Assignment:
With the material below, print exactly the lines between the line holding "BWD_STAMP(0, it, 1);" and the line holding "if (half == d_in", inclusive. Add nothing else.

Records supplied:
template <int MM, bool PRE>
__global__ void __launch_bounds__(TC_THREADS, 1) dense_bwd_tc_kernel(BwdTcArgs a) {
    extern __shared__ uint8_t smem_raw[];
    const uint32_t base = (smem_u32(smem_raw) + 1023u) & ~1023u;
    uint8_t* smem = smem_raw + (base - smem_u32(smem_raw));
    constexpr int d_in = 64;
    const int d_out = a.d_out;
    const int KBo = d_out / 32;
    uint8_t* GM_hi = smem;
    uint8_t* GM_lo = GM_hi + KBo * TC_A_BLOCK;
    uint8_t* BT_hi = GM_lo + KBo * TC_A_BLOCK;
    uint8_t* BT_lo = BT_hi + KBo * TC_A_BLOCK;
    uint8_t* E_s = BT_lo + KBo * TC_A_BLOCK;
    uint8_t* S_s = E_s + TC_ROWS * 256;
    BwdBars* bars = reinterpret_cast<BwdBars*>(S_s + TC_ROWS * 256);

    const int tid = threadIdx.x, warp = tid >> 5, lane = tid & 31;
    pdl_launch_dependents();

    if (tid == 0) {
        mbar_init(&bars->full_gm, TC_LOAD_WARPS);
        mbar_init(&bars->empty_gm, 1);
        for (int i = 0; i < 2; ++i) {
            mbar_init(&bars->tmem_full[i], 1);
            mbar_init(&bars->tmem_empty[i], TC_EPI_WARPS);
        }
        fence_mbar_init();
    }
    if (warp == TC_EPI_WARPS) tmem_alloc(&bars->tmem_base, 256);
    if (tid < 64) bars->colsum[tid] = 0.f;
    auto prefetch_tile = [&](int tile, bool fwd_tensors, bool grad) {
        const int64_t row0 = (int64_t)tile * TC_ROWS;
        if (row0 >= a.n_rows) return;
        const int64_t nr = a.n_rows - row0 < TC_ROWS ? a.n_rows - row0 : TC_ROWS;
        if (fwd_tensors) {
            l2_prefetch_bulk(a.E_out + row0 * a.d_out_full, (uint32_t)(nr * a.d_out_full * 4));
            l2_prefetch_bulk(a.S + row0 * a.d_in_full, (uint32_t)(nr * a.d_in_full * 4));
            l2_prefetch_bulk(a.E + row0 * a.d_in_full, (uint32_t)(nr * a.d_in_full * 4));
        }
        if (grad && a.gE_next) l2_prefetch_bulk(a.gE_next + row0 * a.d_out_full, (uint32_t)(nr * a.d_out_full * 4));
    };
    if (a.pf > 0 && warp == TC_EPI_WARPS + 1 && lane == 0) {
        for (int i = 0; i < a.pf; ++i) {
            const int tile = blockIdx.x + i * gridDim.x;
            if (tile < a.n_tiles) prefetch_tile(tile, true, false);
        }
    }
    for (int i = tid; i < 128 * KBo * 8; i += TC_THREADS) {
        const int n = i & 127, c = (i >> 7) & 7, kb = i >> 10;
        const float* W = (n < d_in ? a.W1 : a.W2) + a.in_off + (n & 63);
        const int o0 = a.out_off + kb * 32 + c * 4;
        const int64_t ldw = a.d_in_full;
        float4 w = make_float4(W[(int64_t)o0 * ldw], W[(int64_t)(o0 + 1) * ldw], W[(int64_t)(o0 + 2) * ldw],
                               W[(int64_t)(o0 + 3) * ldw]);
        float4 hi, lo;
        split_tf32(w, hi, lo);
        const uint32_t off = kb * TC_A_BLOCK + sw128_offset(n, c);
        *reinterpret_cast<float4*>(BT_hi + off) = hi;
        *reinterpret_cast<float4*>(BT_lo + off) = lo;
    }
    fence_proxy_async_smem();
    tc_fence_before_sync();
    __syncthreads();
    tc_fence_after_sync();
    pdl_wait();
    const uint32_t tmem_base = bars->tmem_base;
    const int n_my = (a.n_tiles - (int)blockIdx.x + (int)gridDim.x - 1) / (int)gridDim.x;
    const bool dbg = g_bwd_dbg_on == 1 && blockIdx.x == 0 && (warp == 0 || warp == TC_EPI_WARPS || warp == TC_EPI_WARPS + 1);
    if (dbg && lane == 0 && warp == 0) g_bwd_dbg[0][7][7] = clock64();

    if (warp < TC_EPI_WARPS) {
        const int r = warp * 32 + lane;
        uint8_t* e_row = E_s + r * 256;
        uint8_t* s_row = S_s + r * 256;
        const int sw = r & 15;
        const int c = lane & 15, hsel = lane >> 4;
        const uint32_t e_s32 = smem_u32(E_s), s_s32 = smem_u32(S_s);
        auto fill = [&](int tile) {
            const int64_t row0 = (int64_t)tile * TC_ROWS;
#pragma unroll 4
            for (int i = 0; i < 16; ++i) {
                const int rl = warp * 32 + 2 * i + hsel;
                const int64_t row = row0 + rl;
                const bool ok = row < a.n_rows;
                const int64_t src = (ok ? row : 0) * a.d_in_full + a.in_off + c * 4;
                const uint32_t off = es_off(rl, c);
                cp_async16(e_s32 + off, a.E + src, ok ? 16u : 0u);
                cp_async16(s_s32 + off, a.S + src, ok ? 16u : 0u);
            }
        };
        if (n_my > 0) fill(blockIdx.x);
        for (int it = 0; it < n_my; ++it) {
            const int tile = blockIdx.x + it * gridDim.x;
            const int buf = it & 1;
            BWD_STAMP(0, it, 0);
            cp_async_wait_all();
            __syncwarp();
            BWD_STAMP(0, it, 1);
            mbar_wait(&bars->tmem_full[buf], (it >> 1) & 1);
            BWD_STAMP(0, it, 2);
            tc_fence_after_sync();
            const uint32_t taddr = tmem_base + ((uint32_t)(warp * 32) << 16) + buf * 128;
#pragma unroll 1
            for (int half = 0; half < d_in / 32; ++half) {
                float v1[32], v2[32];
                tmem_ld_32x32(taddr + half * 32, v1);
                tmem_ld_32x32(taddr + d_in + half * 32, v2);
                if (half == d_in / 32 - 1) {
                    tc_fence_before_sync();
                    __syncwarp();
                    if (lane == 0) mbar_arrive(&bars->tmem_empty[buf]);
                }
#pragma unroll
                for (int j = 0; j < 8; ++j) {
                    const uint32_t off = (uint32_t)(((half * 8 + j) ^ sw) << 4);
                    const float4 e = *reinterpret_cast<const float4*>(e_row + off);
                    const float4 s = *reinterpret_cast<const float4*>(s_row + off);
                    *reinterpret_cast<float4*>(e_row + off) =
                        make_float4(fmaf(v2[4 * j], e.x, v1[4 * j]), fmaf(v2[4 * j + 1], e.y, v1[4 * j + 1]),
                                    fmaf(v2[4 * j + 2], e.z, v1[4 * j + 2]), fmaf(v2[4 * j + 3], e.w, v1[4 * j + 3]));
                    *reinterpret_cast<float4*>(s_row + off) =
                        make_float4(fmaf(v2[4 * j], s.x, v1[4 * j]), fmaf(v2[4 * j + 1], s.y, v1[4 * j + 1]),
                                    fmaf(v2[4 * j + 2], s.z, v1[4 * j + 2]), fmaf(v2[4 * j + 3], s.w, v1[4 * j + 3]));
                }
            }
            __syncwarp();
            BWD_STAMP(0, it, 3);
            const int64_t row0 = (int64_t)tile * TC_ROWS;
#pragma unroll 4
            for (int i = 0; i < 16; ++i) {
                const int rl = warp * 32 + 2 * i + hsel;
                const int64_t row = row0 + rl;
                const uint32_t off = es_off(rl, c);
                float4 x = *reinterpret_cast<const float4*>(E_s + off);
                float4 y = *reinterpret_cast<const float4*>(S_s + off);
                if (row < a.n_rows) {
                    float* ps = a.gS + row * a.d_in_full + a.in_off + c * 4;
                    float* pe = a.gEl + row * a.d_in_full + a.in_off + c * 4;
                    if (a.accumulate) {
                        const float4 x0 = ld_f4(ps), y0 = ld_f4(pe);
                        x.x += x0.x; x.y += x0.y; x.z += x0.z; x.w += x0.w;
                        y.x += y0.x; y.y += y0.y; y.z += y0.z; y.w += y0.w;
                    }
                    st_f4(ps, x);
                    st_f4(pe, y);
                }
            }
            __syncwarp();
            BWD_STAMP(0, it, 4);
            if (it + 1 < n_my) fill(tile + gridDim.x);
        }
    } else if (warp == TC_EPI_WARPS) {
        const uint32_t idesc1 = umma_idesc_tf32(TC_ROWS, 2 * d_in, 0, 0);
        if (a.pf > 0 && lane == 0)
            for (int i = 0; i < a.pf && i < n_my; ++i) prefetch_tile(blockIdx.x + i * gridDim.x, false, true);
        for (int it = 0; it < n_my; ++it) {
            const int buf = it & 1;
            BWD_STAMP(1, it, 0);
            if (a.pf > 0 && lane == 0 && it + a.pf < n_my) prefetch_tile(blockIdx.x + (it + a.pf) * gridDim.x, true, true);
            mbar_wait(&bars->full_gm, it & 1);
            BWD_STAMP(1, it, 1);
            mbar_wait(&bars->tmem_empty[buf], ((it >> 1) & 1) ^ 1);
            BWD_STAMP(1, it, 2);
            tc_fence_after_sync();
            if (lane == 0) {
                const uint32_t tmem_t = tmem_base + buf * 128;
                const uint32_t gm_hi = smem_u32(GM_hi), gm_lo = smem_u32(GM_lo);
                uint32_t acc1 = 0;
                for (int kb = 0; kb < KBo; ++kb) {
#pragma unroll
                    for (int k = 0; k < 4; ++k) {
                        const uint32_t off = kb * TC_A_BLOCK + k * 32;
                        const uint64_t dah = umma_desc_sw128(gm_hi + off, 16, 1024);
                        const uint64_t dal = umma_desc_sw128(gm_lo + off, 16, 1024);
                        const uint64_t dbh = umma_desc_sw128(smem_u32(BT_hi) + off, 16, 1024);
                        const uint64_t dbl = umma_desc_sw128(smem_u32(BT_lo) + off, 16, 1024);
                        umma_tf32(tmem_t, dah, dbh, idesc1, acc1);
                        umma_tf32(tmem_t, dal, dbh, idesc1, 1);
                        umma_tf32(tmem_t, dah, dbl, idesc1, 1);
                        acc1 = 1;
                    }
                }
                umma_commit(&bars->tmem_full[buf]);
                umma_commit(&bars->empty_gm);
            }
            __syncwarp();
            BWD_STAMP(1, it, 3);
        }
    } else {
        const int lw = warp - (TC_EPI_WARPS + 1);
        const int hl = lane & 15, hsel = lane >> 4;
        const int c0 = hl * 4;
        const bool col_ok = c0 < d_out;
        const uint64_t seed = MM == MM_HASH ? ngcf_seed(a.seed, a.seed_dev) : 0ull;
        const uint32_t thr = ngcf_threshold16(a.mess_p);
        const float inv_keep = 1.0f / (1.0f - a.mess_p);
        float4 colsum = make_float4(0.f, 0.f, 0.f, 0.f);
        constexpr int HP = TC_ROWS / (4 * TC_LOAD_WARPS);
        struct Half {
            float4 e[HP], gn[HP];
            int sl[HP];
        };
        auto issue = [&](Half& h, int tile, int half) {
            const int64_t row0 = (int64_t)tile * TC_ROWS;
#pragma unroll
            for (int j = 0; j < HP; ++j) {
                const int64_t row = row0 + 2 * (lw + TC_LOAD_WARPS * (half * HP + j)) + hsel;
                const bool ok = row < a.n_rows && col_ok;
                h.e[j] = h.gn[j] = make_float4(0.f, 0.f, 0.f, 0.f);
                h.sl[j] = -1;
                if (ok) {
                    h.e[j] = ld_stream_f4(a.E_out + row * a.d_out_full + a.out_off + c0);
                    if (a.gE_next) h.gn[j] = ld_stream_f4(a.gE_next + row * a.d_out_full + a.out_off + c0);
                    if (a.slot) h.sl[j] = a.slot[row];
                }
            }
        };
        auto compute = [&](Half& h, int tile, int half) {
            const int64_t row0 = (int64_t)tile * TC_ROWS;
            if (PRE) {
#pragma unroll
                for (int j = 0; j < HP; ++j) {
                    const int s = h.sl[j];
                    if (s >= 0) {
                        const float* gp = a.gsum + (int64_t)s * a.ld_gsum + a.col_off + a.out_off + c0;
                        h.gn[j].x += gp[0]; h.gn[j].y += gp[1]; h.gn[j].z += gp[2]; h.gn[j].w += gp[3];
                    }
                }
            } else {
#pragma unroll
                for (int j = 0; j < HP; ++j) {
                    const int s = h.sl[j];
                    if (__any_sync(FULL_MASK, s >= 0)) {
                        float4 gh = make_float4(0.f, 0.f, 0.f, 0.f);
                        if (s >= 0) {
                            const float* gp = a.gsum + (int64_t)s * a.ld_gsum + a.col_off + a.out_off + c0;
                            gh = make_float4(gp[0], gp[1], gp[2], gp[3]);
                        }
                        const float4 e = h.e[j];
                        float nrm2 = e.x * e.x + e.y * e.y + e.z * e.z + e.w * e.w;
                        float dot = e.x * gh.x + e.y * gh.y + e.z * gh.z + e.w * gh.w;
#pragma unroll
                        for (int o = 8; o > 0; o >>= 1) {
                            nrm2 += __shfl_xor_sync(FULL_MASK, nrm2, o);
                            dot += __shfl_xor_sync(FULL_MASK, dot, o);
                        }
                        if (s >= 0) {
                            const float rn = 1.0f / fmaxf(sqrtf(nrm2), 1e-12f);
                            const float hd = dot * rn;
                            h.gn[j].x += (gh.x - (e.x * rn) * hd) * rn;
                            h.gn[j].y += (gh.y - (e.y * rn) * hd) * rn;
                            h.gn[j].z += (gh.z - (e.z * rn) * hd) * rn;
                            h.gn[j].w += (gh.w - (e.w * rn) * hd) * rn;
                        }
                    }
                }
            }
#pragma unroll
            for (int j = 0; j < HP; ++j) {
                const int r = 2 * (lw + TC_LOAD_WARPS * (half * HP + j)) + hsel;
                const int64_t row = row0 + r;
                const bool in = row < a.n_rows && col_ok;
                const float4 e = h.e[j];
                float4 g = h.gn[j];
                float4 mult = make_float4(1.f, 1.f, 1.f, 1.f);
                if (MM == MM_MULT) {
                    if (in) mult = ld_f4(a.mess_mult + row * a.d_out_full + a.out_off + c0);
                } else if (MM == MM_BITS) {
                    uint32_t w = 0;
                    if (in) w = a.mess_bits[row * ((a.d_out_full + 31) >> 5) + ((a.out_off + c0) >> 5)] >> ((a.out_off + c0) & 31);
                    mult = make_float4(w & 1u ? inv_keep : 0.f, w & 2u ? inv_keep : 0.f, w & 4u ? inv_keep : 0.f,
                                       w & 8u ? inv_keep : 0.f);
                } else if (MM == MM_HASH) {
                    mult = mess_multiplier4_pre(thr, inv_keep, seed, a.layer,
                                                (uint64_t)((row + a.row_off) * a.d_out_full + a.out_off + c0) >> 2);
                }
                g.x *= mult.x * (e.x > 0.f ? 1.f : a.slope);
                g.y *= mult.y * (e.y > 0.f ? 1.f : a.slope);
                g.z *= mult.z * (e.z > 0.f ? 1.f : a.slope);
                g.w *= mult.w * (e.w > 0.f ? 1.f : a.slope);
                if (!in) g = make_float4(0.f, 0.f, 0.f, 0.f);
                if (in && a.first_in) st_f4(a.gM + row * a.d_out_full + a.out_off + c0, g);
                colsum.x += g.x; colsum.y += g.y; colsum.z += g.z; colsum.w += g.w;
                if (col_ok) {
                    float4 hi, lo;
                    split_tf32_trunc(g, hi, lo);
                    const uint32_t off = (hl >> 3) * TC_A_BLOCK + sw128_offset(r, hl & 7);
                    *reinterpret_cast<float4*>(GM_hi + off) = hi;
                    *reinterpret_cast<float4*>(GM_lo + off) = lo;
                }
            }
        };
        Half h0, h1;
        if (n_my > 0) issue(h0, blockIdx.x, 0);
        for (int it = 0; it < n_my; ++it) {
            const int tile = blockIdx.x + it * gridDim.x;
            BWD_STAMP(2, it, 0);
            issue(h1, tile, 1);
            BWD_STAMP(2, it, 1);
            mbar_wait(&bars->empty_gm, (it & 1) ^ 1);
            BWD_STAMP(2, it, 2);
            compute(h0, tile, 0);
            BWD_STAMP(3, it, 0);
            if (it + 1 < n_my) issue(h0, tile + gridDim.x, 0);
            BWD_STAMP(3, it, 1);
            compute(h1, tile, 1);
            BWD_STAMP(3, it, 2);
            fence_proxy_async_smem();
            BWD_STAMP(3, it, 3);
            __syncwarp();
            if (lane == 0) mbar_arrive(&bars->full_gm);
            BWD_STAMP(2, it, 3);
        }
        colsum.x += __shfl_xor_sync(FULL_MASK, colsum.x, 16);
        colsum.y += __shfl_xor_sync(FULL_MASK, colsum.y, 16);
        colsum.z += __shfl_xor_sync(FULL_MASK, colsum.z, 16);
        colsum.w += __shfl_xor_sync(FULL_MASK, colsum.w, 16);
        if (hsel == 0 && col_ok) {
            atomicAdd(&bars->colsum[c0 + 0], colsum.x);
            atomicAdd(&bars->colsum[c0 + 1], colsum.y);
            atomicAdd(&bars->colsum[c0 + 2], colsum.z);
            atomicAdd(&bars->colsum[c0 + 3], colsum.w);
        }
        asm volatile("bar.sync 1, %0;" ::"n"(TC_LOAD_WARPS * 32) : "memory");
        const int lt = tid - (TC_EPI_WARPS + 1) * 32;
        if (lt < d_out && a.first_in) {
            const float cs = bars->colsum[lt];
            atomicAdd(a.gb2 + a.out_off + lt, cs);
            atomicAdd(a.gb1 + a.out_off + lt, 2.0f * cs);
        }
    }

    tc_fence_before_sync();
    __syncthreads();
    if (dbg && lane == 0 && warp == 0) g_bwd_dbg[1][7][7] = clock64();
    if (warp == TC_EPI_WARPS) {
        tc_fence_after_sync();
        tmem_dealloc(tmem_base, 256);
    }
}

Solved exercise:
            BWD_STAMP(0, it, 1);
            mbar_wait(&bars->tmem_full[buf], (it >> 1) & 1);
            BWD_STAMP(0, it, 2);
            tc_fence_after_sync();
            const uint32_t taddr = tmem_base + ((uint32_t)(warp * 32) << 16) + buf * 128;
#pragma unroll 1
            for (int half = 0; half < d_in / 32; ++half) {
                float v1[32], v2[32];
                tmem_ld_32x32(taddr + half * 32, v1);
                tmem_ld_32x32(taddr + d_in + half * 32, v2);
                if (half == d_in / 32 - 1) {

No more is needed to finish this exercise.